14.13 Task 12 T-test practice #3

Using the PISA 2018 data set, are the mean mathematics scores of US boys and girls different to a statistically significant degree?

Answer

# Create a dataframe of US boys math scores
USboys<-PISA_2018 %>%
  select(CNT, PV1MATH, ST004D01T)%>%
  filter(CNT=="United States")
# Create a dataframe of US girls math scores
USgirls<-PISA_2018 %>%
  select(CNT, PV1MATH, ST004D01T)%>%
  filter(CNT=="United States")
# Perform the t-test, using $PVMATH to indicate which column of the dataframe to use
t.test(USboys$PV1MATH, USgirls$PV1MATH)
# The p-value is 1 which is over 0.05 suggesting we accept the null hypothesis, there are no  statistically signficant difference in US girls and boys math scores

14.14 Task 13 T-test practice #3

Are the mean science scores of all students in the US and the UK different to a statistically significant degree?

answer

# Create a dataframe of US science scores
USSci<-PISA_2018 %>%
  select(CNT, PV1SCIE)%>%
  filter(CNT=="United States")
# Create a dataframe of UK science scores
UKSci<-PISA_2018 %>%
  select(CNT, PV1SCIE)%>%
  filter(CNT=="United Kingdom")
# Perfom the t-test, using $PV1SCIE to indicate which column of the dataframe to use
t.test(USSci$PV1SCIE, UKSci$PV1SCIE)
# The p-value is 0.2124, over 0.05, so we accept the null hypothesis, there is no statistically significant difference between US and UK science scores

14.15 Task 14 Chi-square practice #1

Are statiscally significant differences in the proportion of boys and girls and the number of books in the home for the whole dataset?

Answer

# Create a dataframe of boys and number of books in the home
Malebooksinhome<-PISA_2018 %>%
  select(ST004D01T, ST013Q01TA)%>%
  filter(ST004D01T=="Male")
# Sum these up and convert to a data frame for chisq.test
Malebooksinhome<-as.data.frame(table(Malebooksinhome$ST013Q01TA))
# Repeat for girls
Femalebooksinhome<-PISA_2018 %>%
  select(ST004D01T, ST013Q01TA)%>%
  filter(ST004D01T=="Female")

Femalebooksinhome<-as.data.frame(table(Femalebooksinhome$ST013Q01TA))
# Perform the chisq.test
chisq.test(Malebooksinhome$Freq,Femalebooksinhome$Freq)
# The p-value is 0.00727, which is less than 0.05 so the null hypothesis, that are no signifcnat differneces between the number of boys in boys' and girls' homes is rejects. Girls and boys have different distributions of number of books.
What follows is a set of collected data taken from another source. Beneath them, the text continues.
template <int BN, int NCH, int EPI, bool kAres>
__global__ void __launch_bounds__(384, 1)
gemm_kernel(const __nv_bfloat16* __restrict__ a_img, const __nv_bfloat16* __restrict__ b_img, int a_ksteps, int ksteps,
            int ntiles,
            int ngroups, __nv_bfloat16* __restrict__ out_img, int out_chunks, RowEpi epi) {
  using Cfg = GemmCfg<BN, NCH, kAres>;
  static_assert(EPI != EPI_ROW || (Cfg::kNI == kDP && !kAres), "row epilogue needs the full 288-wide row");
  extern __shared__ __align__(1024) uint8_t smem[];
  uint8_t* a_res = smem;
  const int kstages = ksteps / Cfg::kSK;
  const int nst = Cfg::stages(kstages);
  uint8_t* stage_base = smem + Cfg::kAresBytes;
  uint64_t* full = reinterpret_cast<uint64_t*>(stage_base + nst * Cfg::kStageBytes);
  uint64_t* empty = full + nst;
  uint64_t* a_full = empty + nst;
  uint64_t* a_empty = a_full + 1;
  uint64_t* turn = a_empty + 1;
  float* s_vec = reinterpret_cast<float*>(stage_base + nst * Cfg::kStageBytes + 256);

  const int warp = threadIdx.x >> 5;
  const int lane = threadIdx.x & 31;
  if constexpr (EPI == EPI_ROW) row_vectors_to_smem(s_vec, epi);
  if (threadIdx.x == 0) {
    for (int i = 0; i < nst; ++i) {
      mbar_init(&full[i], 1);
      mbar_init(&empty[i], 256);
    }
    mbar_init(a_full, 1);
    mbar_init(a_empty, 256);
    mbar_init(&turn[0], 128);
    mbar_init(&turn[1], 128);
    mbar_fence_init();
  }
  __syncthreads();

  const int nitems = kAres ? (ntiles + 1) / 2 : ntiles * ngroups;
  const int gper = kAres ? ngroups : 1;
  const size_t a_tile_bytes = (size_t)a_ksteps * Cfg::kABytesPerK;
  const size_t b_group_bytes = (size_t)ksteps * Cfg::kBBytesPerK;

  if (warp >= 8) {
    setmaxnreg_dec<40>();
    if (warp == 8 && lane == 0) {
      uint32_t slot = 0, phase = 0, it = 0;
      for (int item = blockIdx.x; item < nitems; item += gridDim.x, ++it) {
        const int tile = kAres ? 2 * item : item / ngroups;
        const uint8_t* a_src = reinterpret_cast<const uint8_t*>(a_img) + tile * a_tile_bytes;
        if constexpr (kAres) {
          const uint32_t a_bytes = (uint32_t)((tile + 1 < ntiles ? 2 : 1) * a_tile_bytes);
          mbar_wait(a_empty, (it & 1) ^ 1);
          mbar_arrive_expect_tx(a_full, a_bytes);
          bulk_g2s(a_res, a_src, a_bytes, a_full);
        }
        for (int gi = 0; gi < gper; ++gi) {
          const int grp = kAres ? gi : item % ngroups;
          const uint8_t* b_src = reinterpret_cast<const uint8_t*>(b_img) + grp * b_group_bytes;
          for (int s = 0; s < kstages; ++s) {
            constexpr int kh = Cfg::kSK;
            mbar_wait(&empty[slot], phase ^ 1);
            uint8_t* st = stage_base + slot * Cfg::kStageBytes;
            if constexpr (kAres) {
              mbar_arrive_expect_tx(&full[slot], kh * Cfg::kBBytesPerK);
// ... 96 lines not shown
            const int row = row0 + 64 * mh + 8 * h;
#pragma unroll
            for (int j = 0; j < NCH; ++j)
#pragma unroll
              for (int jj = 0; jj < BN / 8; ++jj) {
                const int col = grp * Cfg::kNI + j * BN + jj * 8 + 2 * q;
                *reinterpret_cast<uint32_t*>(obase + ((size_t)(col >> 3) * kTileM + row) * 8 + (col & 7)) =
                    pack_bf16x2(accm[mh][j][jj * 4 + 2 * h], accm[mh][j][jj * 4 + 2 * h + 1]);
              }
          }
        if constexpr (kAres) pass_turn();
      } else {
        row_epilogue<BN, NCH>(accm[0], tile, row0, q, s_vec, epi);
      }
    }
  }
}
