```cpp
struct ConvProblem {
    const float* in;
    const float* wpack;
    const float* bias;
    float* out;
    const float* mask_src;
    const float* inject;
    int K, M, MPad, H, W;
    int relu;
    unsigned long long* stamps = nullptr;
    unsigned short* out16 = nullptr;
    float* pool_out = nullptr;
    unsigned char* pool_amap = nullptr;
    const unsigned char* unpool_amap = nullptr;
    float* scratch = nullptr;
    size_t scratch_floats = 0;
};
size_t conv_pack_floats(int K, int M);
int conv_mpad(int M);
void pack_conv_weights_fwd(const float* w , int Cout, int Cin, float* dst);
void pack_conv_weights_dgrad(const float* w , int Cout, int Cin, float* dst);
hipError_t launch_conv3x3(const ConvProblem& p, hipStream_t s);
int conv_num_configs();
const char* conv_config_name(int cfg);
int conv_pick_config(const ConvProblem& p);
hipError_t launch_conv3x3_cfg(const ConvProblem& p, int cfg, hipStream_t s);
size_t wino_pack_floats(int K, int M);
void pack_wino_weights_fwd(const float* w, int Cout, int Cin, float* dst);
void pack_wino_weights_dgrad(const float* w, int Cout, int Cin, float* dst);
enum WinoVariant {
    WV_128x128 = 0, WV_64x256 = 1, WV_PS64x256 = 3, WV_W8_128x128 = 6, WV_H4_64x128 = 8,
    WV_128x128_STAMPED = 2, WV_64x256_STAMPED = 5, WV_PS64x256_STAMPED = 4, WV_W8_128x128_STAMPED = 7, WV_H4_64x128_STAMPED = 9,
};
struct WinoLaunch {
    bool ok;
    WinoVariant variant;
    bool quad, big;
    int bm, prows;
    long long nblk;
    int splits;
    bool can_pool;
    bool pool_amap;
    bool can_skip_out;
    bool can_unpool;
};
WinoLaunch wino_resolve(int K, int M, int H, int W, int forced_variant = -1);
int wino_splitk(long long nblk, int nch);
hipError_t launch_maxpool_bwd_amap(const float* dy, const unsigned char* amap, float* dx, int C, int H, int W, hipStream_t s);
hipError_t launch_conv3x3_wino(const ConvProblem& p, hipStream_t s);
hipError_t launch_conv3x3_wino_cfg(const ConvProblem& p, int variant, hipStream_t s);
hipError_t launch_wino_combine(const float* scratch, int splits, const float* bias, int relu, const float* mask_src, const float* inject,
                               float* out, int M, int H, int W, hipStream_t s);
size_t wino_split_pack_elems(int K, int M);
void pack_wino_split_weights_fwd(const float* w, int Cout, int Cin, unsigned short* dst);
void pack_wino_split_weights_dgrad(const float* w, int Cout, int Cin, unsigned short* dst);
WinoLaunch wino_split_resolve(int K, int M, int H, int W);
hipError_t launch_conv3x3_wino_split(const ConvProblem& p, hipStream_t s);
bool conv_dgrad_first_ok(int Cout, int Cin, int H, int W, bool bf16);
hipError_t launch_conv3x3_dgrad_first(const float* dy, const float* w, float* dx, const float* inject, int Cout, int Cin, int H, int W, hipStream_t s);
bool conv_dgrad_first_strip_ok(int Cout, int Cin, int H, int W);
hipError_t launch_conv3x3_dgrad_first_strip(const float* dy, const float* w, float* dx, const float* inject, int Cout, int Cin, int H, int W, hipStream_t s);
bool conv_dgrad_first_quad_ok(int Cout, int Cin, int H, int W, const float* dy);
hipError_t launch_conv3x3_dgrad_first_quad(const float* dy, const float* w, float* dx, const float* inject, int Cout, int Cin, int H, int W, hipStream_t s);
hipError_t launch_conv3x3_dgrad_first16(const unsigned short* dy16, const float* w_rounded, float* dx, const float* inject, int Cout, int Cin,
                                        int H, int W, hipStream_t s);
size_t conv_first_split_pack_elems(int Cout);
void pack_conv_first_split(const float* w , const float* bias , int Cout, int Cin, unsigned short* dst);
bool conv_first_split_ok(int Cin, int Cout, int H, int W);
hipError_t launch_conv3x3_first_split(const float* x, const unsigned short* wpk, float* out, unsigned short* out16,
                                      int Cin, int Cout, int H, int W, int relu, hipStream_t s, unsigned short* bits_out = nullptr);
bool conv_dgrad_smallM_ok(int Cout, int Cin);
hipError_t launch_conv3x3_dgrad_smallM(const float* dy, const float* w, float* dx, const float* inject,
                                       int Cout, int Cin, int H, int W, hipStream_t s);
hipError_t launch_conv3x3_dgrad_smallM16(const unsigned short* dy16, const float* w_rounded, float* dx, const float* inject,
                                         int Cout, int Cin, int H, int W, hipStream_t s);

struct Conv16Problem {
// ... 216 lines not shown
```

Measured before the change: 143.5 it/s.

## Make Winograd conv blocks walk several tiles, prefetching next tile during epilogue

Makes each Winograd conv workgroup handle a run of consecutive spatial tiles (up to 8, chosen so the grid still has enough blocks) instead of one. The input DMA and weight fill for the next tile are issued before the current tile's epilogue stores, so the load for one tile overlaps the writeback of the previous. This is meant to cut per-block prologue cost and launch/occupancy overheads. In exchange the grid gets smaller, which can hurt load balance, and the kernel keeps more live state across iterations.

```diff
diff --git a/style_transfer2_amd/csrc/conv3x3_winograd.hip b/style_transfer2_amd/csrc/conv3x3_winograd.hip
--- a/style_transfer2_amd/csrc/conv3x3_winograd.hip
+++ b/style_transfer2_amd/csrc/conv3x3_winograd.hip
@@ -45,7 +45,8 @@
     const float* in; const float4* upack; const float* bias; float* out;
     const float* mask_src; const float* inject;
     int K, M, H, W, nch, tiles_x, tiles_y, n_mtiles, relu;
-    unsigned in_bytes, u_bytes;
+    unsigned in_bytes;
+    int walk, n_wk;
     float* pool_out; int pool_h, pool_w;
     unsigned char* pool_amap;
     const unsigned char* unpool_amap; unsigned amap_bytes; int ph, pw;
@@ -161,11 +162,14 @@
     const int xcd = orig & 7, q = nwg >> 3, r = nwg & 7;
     const int logical = (xcd < r ? xcd * (q + 1) : r * (q + 1) + (xcd - r) * q) + (orig >> 3);
     const int n_pt = a.tiles_x * a.tiles_y;
-    const int mt = logical / n_pt;
-    const int pt = logical - mt * n_pt;
+    constexpr bool WALK = EPI != 0;
+    const int n_wk = WALK ? a.n_wk : n_pt;
+    const int mt = logical / n_wk;
+    int pt = WALK ? (logical - mt * n_wk) * a.walk : logical - mt * n_pt;
     const int tx = pt % a.tiles_x;
     const int ty = pt / a.tiles_x;
-    const int y0 = ty * PROWS, x0 = tx * 32;
+    [[maybe_unused]] const int pt_end = WALK ? (pt + a.walk < n_pt ? pt + a.walk : n_pt) : pt + 1;
+    int y0 = ty * PROWS, x0 = tx * 32;
     const unsigned plane = (unsigned)a.H * a.W;
     const int nkp = a.K >> 1;
 
@@ -175,10 +179,16 @@
     const __amdgpu_buffer_rsrc_t rs_a = __builtin_amdgcn_make_buffer_rsrc((void*)(UNPOOL ? a.unpool_amap : nullptr), 0, UNPOOL ? a.amap_bytes : 0u, 0x00020000);
     const unsigned pplane = UNPOOL ? (unsigned)a.ph * a.pw : 0u;
     unsigned ioff[QUAD ? I_PER_WAVE : 1];
+    constexpr bool UP_TMAJOR = UNPOOL && EPI != 0;
+    constexpr int UP_TQ = (UP_FQ + NW - 1) / NW;
+    static_assert(!UP_TMAJOR || UP_TQ + (UP_AQ + NW - 1) / NW <= I_PER_WAVE, "unpool: the rounds of both kinds fit");
+    auto up_piece = [](int t, int wave) { return UP_TMAJOR ? (t < UP_TQ ? wave + NW * t : UP_FQ + wave + NW * (t - UP_TQ)) : wave + NW * t; };
+    auto tile_ioff = [](unsigned (&ioff)[QUAD ? I_PER_WAVE : 1], const WinoKArgs& a, const int y0, const int x0, const int lane, const int wave,
+                        const int c_first, const unsigned plane, const unsigned pplane, const bool on, auto up_piece) {
     if (UNPOOL) {
 #pragma unroll
         for (int t = 0; t < I_PER_WAVE; ++t) {
-            const int piece = wave + NW * t;
+            const int piece = up_piece(t, wave);
             const bool bytes = piece >= UP_FQ;
             const int e = ((bytes ? piece - UP_FQ : piece) * 64 + lane) * 4;
             const int c = e / UP_PLANE;
@@ -186,7 +196,7 @@
             const int rr = rem / UP_COLS;
             const int col = rem - rr * UP_COLS;
             const int gy = (y0 >> 1) - 1 + rr, gx = (x0 >> 1) - 4 + col;
-            const bool ok = piece < UP_FQ + UP_AQ && gy >= 0 && gy < a.ph && gx >= 0 && gx + 3 < a.pw;
+            const bool ok = on && piece < (UP_TMAJOR && t < UP_TQ ? UP_FQ : UP_FQ + UP_AQ) && gy >= 0 && gy < a.ph && gx >= 0 && gx + 3 < a.pw;
             ioff[t] = ok ? ((unsigned)((BIG && !bytes ? 0 : c_first * WN_CH) + c) * pplane + (unsigned)gy * a.pw + gx) * (bytes ? 1u : 4u) : kOOB;
         }
     } else if (QUAD) {
@@ -198,25 +208,27 @@
             const int rr = rem / IW;
             const int col = rem - rr * IW;
             const int gy = y0 - 1 + rr, gx = x0 - 4 + col;
-            const bool ok = e < N_RAW && gy >= 0 && gy < a.H && gx >= 0 && gx + 3 < a.W;
+            const bool ok = on && e < N_RAW && gy >= 0 && gy < a.H && gx >= 0 && gx + 3 < a.W;
             ioff[t] = ok ? ((unsigned)((BIG ? 0 : c_first * WN_CH) + c) * plane + (unsigned)gy * a.W + gx) * 4u : kOOB;
         }
     } else {
         const int gx = x0 - 1 + lane;
         ioff[0] = (lane < 34 && gx >= 0 && gx < a.W) ? (unsigned)gx * 4u : kOOB;
     }
-    auto dma_raw = [&](int ch, int buf) {
+    };
+    tile_ioff(ioff, a, y0, x0, lane, wave, c_first, plane, pplane, true, up_piece);
+    auto dma_raw = [&](int ch, int buf, const bool on = true) {
         const __amdgpu_buffer_rsrc_t rs_c = BIG ? __builtin_amdgcn_make_buffer_rsrc(
             (void*)(a.in + (size_t)(c_first + ch) * WN_CH * (UNPOOL ? pplane : plane)), 0, a.in_bytes, 0x00020000) : rs_i;
         if (UNPOOL) {
 #pragma unroll
             for (int t = 0; t < I_PER_WAVE; ++t) {
-                const int piece = wave + NW * t;
-                if (piece < UP_FQ) {
-                    const unsigned vo = (ioff[t] == kOOB || BIG) ? ioff[t] : ioff[t] + (unsigned)ch * WN_CH * pplane * 4u;
+                const int piece = up_piece(t, wave);
+                if (UP_TMAJOR ? t < UP_TQ && piece < UP_FQ : piece < UP_FQ) {
+                    const unsigned vo = !on ? kOOB : (ioff[t] == kOOB || BIG) ? ioff[t] : ioff[t] + (unsigned)ch * WN_CH * pplane * 4u;
                     __builtin_amdgcn_raw_ptr_buffer_load_lds(rs_c, (lptr_t)(raw_s[buf] + piece * 256), 16, vo, 0, 0, 0);
-                } else if (piece < UP_FQ + UP_AQ) {
-                    const unsigned vo = ioff[t] == kOOB ? kOOB : ioff[t] + (unsigned)ch * WN_CH * pplane;
+                } else if ((!UP_TMAJOR || t >= UP_TQ) && piece < UP_FQ + UP_AQ) {
+                    const unsigned vo = (ioff[t] == kOOB || !on) ? kOOB : ioff[t] + (unsigned)ch * WN_CH * pplane;
                     __builtin_amdgcn_raw_ptr_buffer_load_lds(rs_a, (lptr_t)(raw_s[buf] + UP_F + (piece - UP_FQ) * 64), 4, vo, 0, 0, 0);
                 }
             }
@@ -224,7 +236,7 @@
             const unsigned coff = BIG ? 0u : (unsigned)ch * WN_CH * plane * 4u;
 #pragma unroll
             for (int t = 0; t < I_PER_WAVE; ++t) {
-                const unsigned vo = ioff[t] == kOOB ? kOOB : ioff[t] + coff;
+                const unsigned vo = (ioff[t] == kOOB || !on) ? kOOB : ioff[t] + coff;
                 __builtin_amdgcn_raw_ptr_buffer_load_lds(rs_c, (lptr_t)(raw_s[buf] + (wave + NW * t) * 256), 16, vo, 0, 0, 0);
             }
         } else {
@@ -338,14 +350,30 @@
     };
 
     f32x16 acc[NACC];
-#pragma unroll
-    for (int p = 0; p < NACC; ++p)
-#pragma unroll
-        for (int e = 0; e < 16; ++e) acc[p][e] = 0.f;
+    if constexpr (!WALK) {
+#pragma unroll
+        for (int p = 0; p < NACC; ++p)
+#pragma unroll
+            for (int e = 0; e < 16; ++e) acc[p][e] = 0.f;
+    }
 
     dma_raw(0, 0);
     if (nch > 1) dma_raw(1, 1);
-    u_fill(0); u_fill(1); u_fill(2);
+    constexpr bool U_EARLY = WALK && !RS && !UNPOOL && !NOOUT && (EPI == 1 || EPI == 4);
+    if constexpr (U_EARLY) { u_fill(0); u_fill(1); u_fill(2); }
+    WinoEpiOps<EPI, RS> eo;
+  for (;;) {
+    if constexpr (!U_EARLY) { u_fill(0); u_fill(1); u_fill(2); }
+    if constexpr (WALK) {
+#pragma unroll
+        for (int p = 0; p < NACC; ++p)
+#pragma unroll
+            for (int e = 0; e < 16; ++e) acc[p][e] = 0.f;
+        if constexpr (!RS) {
+#pragma unroll
+            for (int p = 0; p < NACC; ++p) asm volatile("" : "+a"(acc[p]));
+        }
+    }
     __syncthreads();
     if (!W8 || ph == 0) {
         xf_read(raw_s[0] + x_raw);
@@ -359,8 +387,9 @@
     unsigned long long t0 = 0, r0 = 0;
     if (DIAG) { t0 = __builtin_amdgcn_s_memtime(); r0 = __builtin_amdgcn_s_memrealtime(); }
 
-    WinoEpiOps<EPI, RS> eo;
-    if constexpr (EPI != 0) eo.init(a, lane, y0 + 4 * wave_g, x0, mt * BM + wave_m * 32, ph, plane);
+    int lane_t = lane;
+    if constexpr (WALK) asm volatile("" : "+v"(lane_t));
+    if constexpr (EPI != 0) eo.init(a, lane_t, y0 + 4 * wave_g, x0, mt * BM + wave_m * 32, ph, plane);
 
     auto chunk = [&](const int c, auto more_t, auto more2_t) {
         constexpr bool MORE = decltype(more_t)::value, MORE2 = decltype(more2_t)::value;
@@ -551,7 +580,16 @@
     constexpr bool E_FWD = EPI == 1 || EPI == 2, E_POOL = EPI == 2, E_MASK = EPI == 3;
     constexpr int NEB = RS ? 2 : 4;
     typedef unsigned wn_u32x4 __attribute__((ext_vector_type(4)));
-    const int t31 = lane & 31;
+    int lane_n = lane;
+    asm volatile("" : "+v"(lane_n));
+    const int t31 = lane_n & 31;
+    const bool has_next = pt + 1 < pt_end;
+    const int ny0 = (pt + 1) / a.tiles_x * PROWS, nx0 = (pt + 1) % a.tiles_x * 32;
+    tile_ioff(ioff, a, ny0, nx0, lane_n, wave, c_first, plane, pplane, has_next, up_piece);
+    dma_raw(0, 0);
+    dma_raw(1, 1, nch > 1);
+    if constexpr (U_EARLY) { u_fill(0); u_fill(1); u_fill(2); }
+    __builtin_amdgcn_sched_barrier(0);
     const __amdgpu_buffer_rsrc_t rs_o = __builtin_amdgcn_make_buffer_rsrc((void*)a.out, 0, NOOUT ? 0u : eo.out_bytes, 0x00020000);
     const int ty2 = y0 + 4 * wave_g + 2 * (t31 >> 4), tx2 = x0 + 2 * (t31 & 15);
     const bool plive = E_POOL && tx2 < a.W && ty2 < a.H, prow1 = ty2 + 1 < a.H;
@@ -608,6 +646,10 @@
         }
         __builtin_amdgcn_sched_barrier(0);
     }
+    if (!has_next) break;
+    asm volatile("s_nop 0");
+    ++pt; y0 = ny0; x0 = nx0;
+    continue;
   } else {
     const int t31 = lane & 31, khalf = lane >> 5;
     const int odd = lane & 1;
@@ -691,6 +733,8 @@
         if (tid == 0 && a.stamps && blockIdx.x == 300)
             printf("[wino stamps] block 300: prologue %llu, loop %llu, epilogue (stores drained) %llu cycles\n", t0 - t_begin, t_loop_end - t0, t2 - t_loop_end);
     }
+    break;
+  }
 }
 
 
@@ -784,6 +828,16 @@
     }
 }
 
+constexpr int kWinoMaxWalk = 8;
+int wino_walk(long long tiles, int n_mtiles, bool half_tile)
+{
+    const long long forced = env_int("ST2_WINO_WALK", 0);
+    if (forced >= 1) return (int)(forced < tiles ? forced : tiles);
+    int walk = 1;
+    while (!half_tile && walk * 2 <= kWinoMaxWalk && walk * 2 <= tiles && (tiles + walk * 2 - 1) / (walk * 2) * n_mtiles >= 256) walk *= 2;
+    return walk;
+}
+
 int wino_default_variant(int M, int W)
 {
     const long long forced = env_int("ST2_WINO_CFG", -1);
@@ -822,6 +876,7 @@
     w.pool_amap = w.can_pool && w.quad && H % 2 == 0 && t.amap;
     w.can_skip_out = w.pool_amap && !needs_big && t.full;
     w.can_unpool = w.ok && W % 32 == 0 && H % 2 == 0 && t.full && !env_off("ST2_WINO_UNPOOL");
+    w.walk = (w.ok && t.full) ? wino_walk(w.nblk / ((M + t.bm - 1) / t.bm), (M + t.bm - 1) / t.bm, v == WV_H4_64x128) : 1;
     return w;
 }
 
@@ -883,7 +938,6 @@
         if ((unsigned long long)p.K * k.ph * k.pw >= 0xfffffff0ull) return hipErrorInvalidValue;
         k.amap_bytes = (unsigned)((unsigned long long)p.K * k.ph * k.pw);
     }
-    k.u_bytes = (unsigned)(4ull * wino_pack_floats(p.K, p.M));
     k.stamps = p.stamps;
     if (w.nblk <= 0 || w.nblk > 0x7fffffffLL) return hipErrorInvalidValue;
     k.splits = 1; k.scratch = nullptr;
@@ -898,7 +952,11 @@
                         : dgr ? (p.mask_src ? WE_DGM : WE_DG) : WE_GENERIC;
     for (const WinoBuild& b : kWinoBuilds) {
         if (b.variant != w.variant || (b.epi != epi && b.epi != WE_GENERIC) || b.quad != w.quad || b.big != w.big || b.unpool != unpool || b.noout != noout) continue;
-        b.kernel<<<dim3((unsigned)(w.nblk * k.splits)), dim3(b.block), 0, s>>>(k);
+        k.walk = b.epi != WE_GENERIC ? w.walk : 1;
+        const long long n_pt = (long long)k.tiles_x * k.tiles_y;
+        k.n_wk = (int)((n_pt + k.walk - 1) / k.walk);
+        const long long grid = b.epi != WE_GENERIC ? (long long)k.n_wk * k.n_mtiles : w.nblk * k.splits;
+        b.kernel<<<dim3((unsigned)grid), dim3(b.block), 0, s>>>(k);
         const hipError_t e = hipGetLastError();
         if (e != hipSuccess || k.splits == 1) return e;
         return launch_wino_combine(k.scratch, k.splits, p.bias, p.relu, p.mask_src, p.inject, p.out, p.M, p.H, p.W, s);
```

14.16 Task 15 Chi-square practice #2

Are there statistically significant differences, in the whole data set, between boys and girls use of the internet at school to browse for homework (IC011Q03TA)?

Answer

# Create a data frame of the girls responses to the question on internet use at school 
girlsint<-PISA_2018%>%
  select(IC011Q03TA, ST004D01T)%>%
  filter(ST004D01T=="Female")%>%
   select(IC011Q03TA)
# Do the same for boys
boysint<-PISA_2018%>%
  select(IC011Q03TA, ST004D01T)%>%
  filter(ST004D01T=="Male")%>%
   select(IC011Q03TA)
# Create frequency count tables of those data frames
# Note the chisq.test function takes data frames as inputs
# but the output of table is a table, so we convert the tables
# back to data frames
girlsint<-as.data.frame(table(girlsint))
boysint<-as.data.frame(table(boysint))
# Run the chi.sq test using the freq column in the dataframe
chisq.test(girlsint$Freq,boysint$Freq)
# The output p-value is 0.008362 which is less than 0.05. So reject the null hypothesis. There is a difference in usage.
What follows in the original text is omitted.